Each line holding the string "nullptr" is to be copied from the data.

Stored data entries
#####

diff --git a/pinot_b200/csrc/pb_engine.cu b/pinot_b200/csrc/pb_engine.cu
--- a/pinot_b200/csrc/pb_engine.cu
+++ b/pinot_b200/csrc/pb_engine.cu
@@ -932,6 +932,7 @@
   std::vector<int> agg_filter_of;
   int waves = 1;
   int in_place_columns = 0;
+  int residual_leaves = 0;
   std::vector<int> agg_op;
   std::vector<std::string> gb_names, agg_cols;
   std::vector<TableMeta> tables;
@@ -1918,6 +1919,28 @@
   size_t bm_off = 0;
   r->seg_scan_leaves.assign(n_segs, 0);
 
+  int rows_rw = 0;
+  bool rows_ok = false;
+  {
+    static const bool rows_on = []() { const char* e = getenv("PB_AGG_ROWS"); return !e || atoi(e) != 0; }();
+    rows_ok = rows_on && table_mode == T_DENSE && nF == 0 && nG > 0 && n_segs > 0;
+    for (int si = 0; si < n_segs && rows_ok; si++) {
+      const RowGroup* rg = seg_rg[si];
+      if (!rg || (rows_rw && rows_rw != rg->stride_bits / 32)) { rows_ok = false; break; }
+      rows_rw = rg->stride_bits / 32;
+      for (int j = 0; j < nG && rows_ok; j++) if (rg->find(gcol[si][j], 0) < 0) rows_ok = false;
+      for (int a = 0; a < nA && rows_ok; a++) {
+        const int op = q->aggregations[a].op;
+        if (op == PB_AGG_COUNT) continue;
+        if (op == PB_AGG_DISTINCTCOUNT || rg->find(acol[si][a], 1) < 0) rows_ok = false;
+      }
+    }
+    if (!rows_ok) rows_rw = 0;
+  }
+  static const bool residual_on = []() { const char* e = getenv("PB_AGG_RESIDUAL"); return !e || atoi(e) != 0; }();
+  std::vector<std::vector<DevRowLeaf>> residual(n_segs);
+  r->residual_leaves = 0;
+
   for (int si = 0; si < n_segs; si++) {
     pb_segment_s* s = g->segs[si];
     const pb_segment_query& sq = sqs[si];
@@ -1926,6 +1949,7 @@
     ds.table = combine ? 0 : si;
     int n_scan = 0, set_smem_used = 0;
     int slot_of_col[PB_MAX_SCAN_SLOTS];
+    std::vector<char> residual_node((size_t)std::max(sq.num_filter_nodes, 0), 0);
     auto build_program = [&](const pb_filter_node* nodes, int n_nodes, int8_t* node_kind, int8_t* node_arg, DevLeaf* leaves, int max_leaves,
                              int& n_leaves, bool force_gather) -> int {
     for (int n = 0; n < n_nodes; n++) {
@@ -1941,6 +1965,15 @@
       lf.set_smem_off = -1;
       lf.est_permille = 500;
       node_kind[n] = N_LEAF; node_arg[n] = (int8_t)n_leaves; n_leaves++;
+      const int residual_field = (!force_gather && rows_ok && residual_on && cand_leaf[si][n] && residual[si].size() < PB_ROWS_MAX_LEAVES &&
+                                  (fn.kind == PB_F_SCAN_DICT_RANGE || fn.kind == PB_F_SCAN_DICT_SET)) ? seg_rg[si]->find(fn.column, 0) : -1;
+      auto make_residual = [&](const Column& c, const uint32_t* set) {
+        DevRowLeaf rl; memset(&rl, 0, sizeof rl);
+        rl.off = (uint32_t)seg_rg[si]->bit_off[(size_t)residual_field]; rl.bits = (uint32_t)c.bits;
+        rl.lo = lf.lo; rl.span = lf.span; rl.set = set; rl.excl = (uint32_t)lf.exclusive;
+        residual[si].push_back(rl);
+        residual_node[n] = 1;
+      };
       auto scan_slot = [&](const Column& c) -> int {
         if (force_gather || cand_leaf[si][n]) {
           lf.gather = 1;
@@ -1976,7 +2009,8 @@
           if (lo == 0 && hi >= c.card) { lf.kind = L_TRUE; break; }
           lf.kind = L_DICT_RANGE; lf.bits = c.bits; lf.lo = (uint32_t)lo; lf.span = (uint32_t)(hi - lo);
           lf.est_permille = (int32_t)(1000.0 * (double)(hi - lo) / (double)c.card);
-          if ((lf.slot = scan_slot(c)) < 0) return fail(PB_ERR_UNSUPPORTED, "more than %d scanned columns", PB_MAX_SCAN_SLOTS);
+          if (residual_field >= 0) make_residual(c, nullptr);
+          else if ((lf.slot = scan_slot(c)) < 0) return fail(PB_ERR_UNSUPPORTED, "more than %d scanned columns", PB_MAX_SCAN_SLOTS);
           r->seg_scan_leaves[si]++;
           break;
         }
@@ -1995,8 +2029,11 @@
           lf.kind = L_DICT_SET; lf.bits = c.bits; lf.exclusive = fn.exclusive ? 1 : 0;
           lf.set_bits = dbits; lf.set_card = c.card;
           { double f = (double)fn.num_ids / (double)c.card; lf.est_permille = (int32_t)(1000.0 * (fn.exclusive ? 1.0 - f : f)); }
-          if (!force_gather && set_smem_used + c.card <= PB_SET_SMEM_BYTES) { lf.set_smem_off = set_smem_used; set_smem_used += (c.card + 15) & ~15; }
-          if ((lf.slot = scan_slot(c)) < 0) return fail(PB_ERR_UNSUPPORTED, "more than %d scanned columns", PB_MAX_SCAN_SLOTS);
+          if (residual_field >= 0) make_residual(c, dbits);
+          else {
+            if (!force_gather && set_smem_used + c.card <= PB_SET_SMEM_BYTES) { lf.set_smem_off = set_smem_used; set_smem_used += (c.card + 15) & ~15; }
+            if ((lf.slot = scan_slot(c)) < 0) return fail(PB_ERR_UNSUPPORTED, "more than %d scanned columns", PB_MAX_SCAN_SLOTS);
+          }
           r->seg_scan_leaves[si]++;
           break;
         }
@@ -2068,6 +2105,19 @@
     {
       int nl = 0;
       if ((rc = build_program(sq.filter, sq.num_filter_nodes, ds.node_kind, ds.node_arg, ds.leaves, PB_MAX_LEAVES, nl, false))) return rc;
+      if (!residual[si].empty()) {
+        int kept = 0;
+        for (int n = 0; n + 1 < sq.num_filter_nodes; n++) {
+          if (residual_node[n]) continue;
+          ds.leaves[kept] = ds.leaves[ds.node_arg[n]];
+          ds.node_kind[kept] = N_LEAF; ds.node_arg[kept] = (int8_t)kept;
+          kept++;
+        }
+        ds.node_kind[kept] = N_AND; ds.node_arg[kept] = (int8_t)kept;
+        ds.n_nodes = kept + 1;
+        for (int l = kept; l < nl; l++) memset(&ds.leaves[l], 0, sizeof(DevLeaf));
+        r->residual_leaves += (int)residual[si].size();
+      }
     }
     ds.n_agg_filters = nF;
     {
@@ -2130,22 +2180,8 @@
   }
 
   const DevRowSeg* d_row_segs = nullptr;
-  int rows_rw = 0;
-  {
-    static const bool rows_on = []() { const char* e = getenv("PB_AGG_ROWS"); return !e || atoi(e) != 0; }();
-    bool ok = rows_on && table_mode == T_DENSE && nF == 0 && nG > 0 && n_segs > 0;
-    for (int si = 0; si < n_segs && ok; si++) {
-      const RowGroup* rg = seg_rg[si];
-      if (!rg || (rows_rw && rows_rw != rg->stride_bits / 32)) { ok = false; break; }
-      rows_rw = rg->stride_bits / 32;
-      for (int j = 0; j < nG && ok; j++) if (rg->find(gcol[si][j], 0) < 0) ok = false;
-      for (int a = 0; a < nA && ok; a++) {
-        const int op = q->aggregations[a].op;
-        if (op == PB_AGG_COUNT) continue;
-        if (op == PB_AGG_DISTINCTCOUNT || rg->find(acol[si][a], 1) < 0) ok = false;
-      }
-    }
-    if (ok) {
+  if (rows_ok) {
+    {
       DevRowSeg* h_rs = nullptr;
       d_row_segs = ar.put<DevRowSeg>(nullptr, (size_t)n_segs, &h_rs);
       if (!d_row_segs) return fail(PB_ERR_STATE, "query arena overflow");
@@ -2167,6 +2203,8 @@
           rs.aggs[a].off = (uint32_t)rg->bit_off[(size_t)rg->find(acol[si][a], 1)];
           rs.aggs[a].width = (uint32_t)c.entry_bytes; rs.aggs[a].type = (uint32_t)c.type; rs.aggs[a].exact_int = 0;
         }
+        rs.n_leaves = (int32_t)residual[si].size();
+        for (int k = 0; k < rs.n_leaves; k++) rs.leaves[k] = residual[si][(size_t)k];
       }
       static const bool exact_on = []() { const char* e = getenv("PB_AGG_EXACT_INT"); return !e || atoi(e) != 0; }();
       uint64_t docs_all = 0;
@@ -2187,7 +2225,7 @@
         }
         if (exact) for (int si = 0; si < n_segs; si++) h_rs[si].aggs[a].exact_int = 1;
       }
-    } else rows_rw = 0;
+    }
   }
 
   int sum_bits = 0;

#####

### Result for this exercise
+          if (residual_field >= 0) make_residual(c, nullptr);
   const DevRowSeg* d_row_segs = nullptr;
       DevRowSeg* h_rs = nullptr;
       d_row_segs = ar.put<DevRowSeg>(nullptr, (size_t)n_segs, &h_rs);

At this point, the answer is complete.